# DIY enclosure. Advice.



## sam92 (Sep 21, 2015)

Hi everyone.

I guess I should start off by saying I'm new to the forum though I've been lurking about on the this site for information in the lead up to getting my first snake.

I have an 8 month old female Bredli and am fitting a couple of enclosures built into the cabinet of my 6ft fish tank that I plan to move my turtles into.
My snake is currently in a 30x30x45h exoterra tank and I want to have the new enclosures ready for when she gets a little bigger.









I have fit the cabinet out so it has 2 x 45x45x60 enclosures and a 90x90x60 enclosure. (rough sizes)

Now I'm after a little advice when it comes to the lights and wiring. I have 2 fittings in each enclosure. 1 fitting is intended for a low wattage light which are all wired into one lead and then to a timer for day/night cycle. Now I'm a little unsure what to do heating wise! I want something that is done properly the first time and doesn't look like a tangled mess of power cords.

Should I just have a dimming thermostat for each enclosure to control day and night temps?
Should I have 2 hardwired thermostats in each enclosure and have them on different timers to control day time and night time temps?
Or could I possibly just have the one thermostat on a timer and have a few hours in the middle of the night with no heat? ( Not sure If that is a bad idea or not)

At the moment she has a heat cord under her tank that is thermostatically controlled 24/7 at a constant temperature under 1/3 of her tank. Glass doesn't hold heat well so the temp drops a few degrees of a night.
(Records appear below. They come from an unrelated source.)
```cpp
extern "C" float eagcn_attr_alpha(int step, int steps) { return steps > 0 ? ((float)step + 0.5f) / (float)steps : 0.0f; }
extern "C" float eagcn_attr_weight(int steps) { return steps > 0 ? 1.0f / (float)steps : 0.0f; }

extern "C" size_t eagcn_attr_acc_elems(const eagcn_batch* b, const eagcn_model* m) {
    return (b && m) ? (size_t)std::max(b->T, 1) * layout_ld(&m->layer[0].in) : 0;
}

extern "C" int eagcn_attr_pack_input(const eagcn_batch* b, const eagcn_model* m, const float* afm, const float* baseline, float alpha,
                                     void* saved, size_t saved_bytes, void* stream) {
    EAGCN_CHECK_ARG(b && m && afm && saved, "eagcn_attr_pack_input: null argument");
    float* x0 = nullptr;
    int rc = model_input_slot(b, m, saved, saved_bytes, &x0, "eagcn_attr_pack_input");
    if (rc) return rc;
    if (b->T == 0) return EAGCN_OK;
    const eagcn_layout* in = &m->layer[0].in;
    hipStream_t s = (hipStream_t)stream;
    ProfScope ps(PROF_PACK, s);
    attr_pack_kernel<<<attr_grid((size_t)b->T * layout_ld(in)), 256, 0, s>>>(*b, afm, baseline, alpha, make_colmap(in), layout_ld(in),
                                                                           layout_width(in), attr_nin(b), x0);
    EAGCN_LAUNCH_CHECK();
    return EAGCN_OK;
}

extern "C" int eagcn_attr_step(const eagcn_batch* b, const eagcn_model* m, const int64_t* size, void* saved, size_t saved_bytes,
                               void* scratch, size_t scratch_bytes, const float* dout, const float* dgraph_rep, float weight, int first,
                               float* acc, void* stream) {
    EAGCN_CHECK_ARG(b && m && acc, "eagcn_attr_step: null argument");
    const int ld = layout_ld(&m->layer[0].in);
    EAGCN_CHECK_ARG((ld & 3) == 0 && (reinterpret_cast<uintptr_t>(acc) & 15) == 0,
                    "eagcn_attr_step: accumulator not 16-byte aligned / input row width %d not a multiple of 4", ld);
    float* dx0 = nullptr;
    int rc = model_backward_input_packed(b, m, size, saved, saved_bytes, scratch, scratch_bytes, dout, dgraph_rep, nullptr, nullptr,
                                         &dx0, stream, "eagcn_attr_step");
    if (rc) return rc;
    if (b->T == 0) return EAGCN_OK;
    hipStream_t s = (hipStream_t)stream;
    ProfScope ps(PROF_PACK, s);
    attr_accumulate_kernel<<<attr_grid((size_t)b->T * ld / 4), 256, 0, s>>>(*b, dx0, weight, ld, first ? 1 : 0, acc);
    EAGCN_LAUNCH_CHECK();
    return EAGCN_OK;
}

extern "C" int eagcn_attr_finalize(const eagcn_batch* b, const eagcn_model* m, const float* afm, const float* baseline, const float* acc,
                                   float* attr, float* score, void* stream) {
    EAGCN_CHECK_ARG(b && m && afm && attr && score, "eagcn_attr_finalize: null argument");
    EAGCN_CHECK_ARG(b->T == 0 || acc, "eagcn_attr_finalize: null accumulator");
    return launch_attr_dense(b, &m->layer[0].in, acc, afm, baseline, attr, score, (hipStream_t)stream);
}
```

eagcn_amd/csrc/head.hip:

```cpp
#include <stdlib.h>

#include <algorithm>

#include "common.h"
#include "kernels.h"

namespace eagcn {

__global__ void wait_counter_kernel(const uint32_t* __restrict__ word, uint32_t value, int* __restrict__ err,
                                    unsigned long long budget_ticks) {
    if (threadIdx.x == 0) {
        const unsigned long long t0 = wall_clock64();
        while ((int32_t)(__hip_atomic_load(word, __ATOMIC_ACQUIRE, __HIP_MEMORY_SCOPE_AGENT) - value) < 0) {
            __builtin_amdgcn_s_sleep(64);
            if (wall_clock64() - t0 > budget_ticks) {
                if (err) __hip_atomic_store(err, 1, __ATOMIC_RELAXED, __HIP_MEMORY_SCOPE_SYSTEM);
                break;
            }
        }
    }
}



// ... 156 lines not shown
    EAGCN_CHECK_ARG(h->f_in >= 1 && h->n_den1 >= 1 && h->n_den2 >= 1 && h->nclass >= 1, "%s: bad head sizes", who);
    EAGCN_CHECK_ARG(h->den1_w && h->den2_w && h->den3_w && h->gbn_w && h->gbn_b && h->gbn_rm && h->gbn_rv &&
                        h->bn1_w && h->bn1_b && h->bn1_rm && h->bn1_rv && h->bn2_w && h->bn2_b && h->bn2_rm &&
                        h->bn2_rv, "%s: null head parameter", who);
    const eagcn_layer_params* last = &m->layer[m->n_layers - 1];
    const int f_last = last->structure == EAGCN_STRUCT_CONCATE ? [&] { int s = 0; for (int k = 0; k < last->K; ++k) s += last->width[k]; return s; }()
                                                                 : last->width[0];
    EAGCN_CHECK_ARG(f_last == h->f_in, "%s: head expects %d features, last layer yields %d", who, h->f_in, f_last);
    EAGCN_CHECK_ARG(!m->training || b->B > 1, "%s: BatchNorm in training mode needs more than one molecule", who);
    return EAGCN_OK;
}

static eagcn_layout out_layout(const eagcn_layer_params* p) {
    eagcn_layout l;
    memset(&l, 0, sizeof(l));
    if (p->structure == EAGCN_STRUCT_CONCATE) {
        l.nseg = p->K;
        for (int k = 0; k < p->K; ++k) { l.width[k] = p->width[k]; l.pad[k] = pad16(p->width[k]); }
    } else {
        l.nseg = 1;
        l.width[0] = p->width[0];
        l.pad[0] = pad16(p->width[0]);
    }
    return l;
}

static bool fused_readout(const eagcn_model* m) {
    static const bool env = [] { const char* v = getenv("EAGCN_NO_FUSED_READOUT"); return !(v && v[0] == '1'); }();
    return env && m->fuse_readout && m->layer[m->n_layers - 1].structure == EAGCN_STRUCT_CONCATE;
}

static bool hidden_planes_only(const eagcn_batch* b, const eagcn_model* m, const ModelSaved& sv, int l) {
    return l + 1 < m->n_layers && sv.L[l].xout_planes && layer_reads_planes_only(b, &m->layer[l + 1], m->aux_stream != nullptr);
}

static void fill_drop(float p, int training, int* do_drop, uint32_t* thr, float* inv_keep) {
    *do_drop = (training && p > 0.0f) ? 1 : 0;
    *thr = (uint32_t)std::min(4294967295.0, (double)p * 4294967296.0);
    *inv_keep = 1.0f / (1.0f - p);
}

}

using namespace eagcn;

#define RC(call) do { int rc_ = (call); if (rc_) return rc_; } while (0)

extern "C" size_t eagcn_model_saved_bytes(const eagcn_batch* b, const eagcn_model* m) {
    return carve_saved(nullptr, b, m, nullptr);
}
extern "C" size_t eagcn_model_scratch_bytes(const eagcn_batch* b, const eagcn_model* m) {
    return carve_scratch(nullptr, b, m, nullptr);
}
extern "C" int eagcn_model_atom_rep(const eagcn_batch* b, const eagcn_model* m, size_t* xout_offset,
                                    size_t* pad_row_offset, int* ld) {
    EAGCN_CHECK_ARG(b && m && xout_offset && pad_row_offset && ld, "eagcn_model_atom_rep: null argument");
    ModelSaved s;
    carve_saved(nullptr, b, m, &s);
    *xout_offset = s.xout_last_off;
    *pad_row_offset = s.pad_last_off;
    *ld = eagcn_layer_out_ld(&m->layer[m->n_layers - 1]);
    return EAGCN_OK;
}

extern "C" int eagcn_model_atom_rep_materialize(const eagcn_batch* b, const eagcn_model* m, void* saved, size_t saved_bytes,
                                                 void* stream) {
    EAGCN_CHECK_ARG(b && m && saved, "eagcn_model_atom_rep_materialize: null argument");
    if (!fused_readout(m)) return EAGCN_OK;
    ModelSaved sv;
    EAGCN_CHECK_ARG(carve_saved(saved, b, m, &sv) <= saved_bytes, "eagcn_model_atom_rep_materialize: saved block too small");
    const int l = m->n_layers - 1;
    LayerSaved& L = sv.L[l];
    eagcn_layer_bufs w;
    memset(&w, 0, sizeof(w));
    w.Y = L.Y; w.bn = L.bn; w.xout = L.xout; w.pad_row = L.pad_row; w.packed = L.packed; w.packed_bytes = L.packed_bytes;
    return layer_apply_impl(b, &m->layer[l], &w, stream);
}
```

Any help would be greatly appreciated!!!!!!


----------



## pinefamily (Sep 22, 2015)

Welcome to APS!
That's a great job you've done on your conversion. You will probably get a few differing opinions, but personally by the time your bredli goes into the enclosure, it shouldn't need night time heat.
What are you putting in the other two?


----------



## Snapped (Sep 22, 2015)

Great job, Depending on what you have in the smaller enclosures, I would think for the size, you could use a normal light for heat/light, as long as the snake can bask at 32 degrees, it would be fine, so a shelf, or a branch close enough to the light (don't forget a light cage). Or if you already have two fittings, a small wattage CHE, but you'd be surprised how much heat a normal light globe gives off, maybe a night time globe for some low heat at night? 

I'd have the small ones wired to a dimming thermostat (assuming all 3 occupants have the same temp requirement) and have the lights on a timer. 12 hours of light is what i've used, and unless it's winter, I don't bother with night time heat (though my Pythons are adults).

For the bigger enclosure, a radiant heater, or make up a heat cord with a tile for belly heat, and/or a CHE, the possibilities are endless really. Most Bredli prefer to bask, so I'd go a radiant heater on a dimming thermostat. 


I'd wait for some more opinions, but I think if you stuck in a 60 watt light globe in the smaller ones, you'd be suprised at the temp you get, so you'd need to test it out with a probe thermometer or a temperature gun. Don't forget you'll need a temperature gradient, so probably two things giving off heat might be overkill.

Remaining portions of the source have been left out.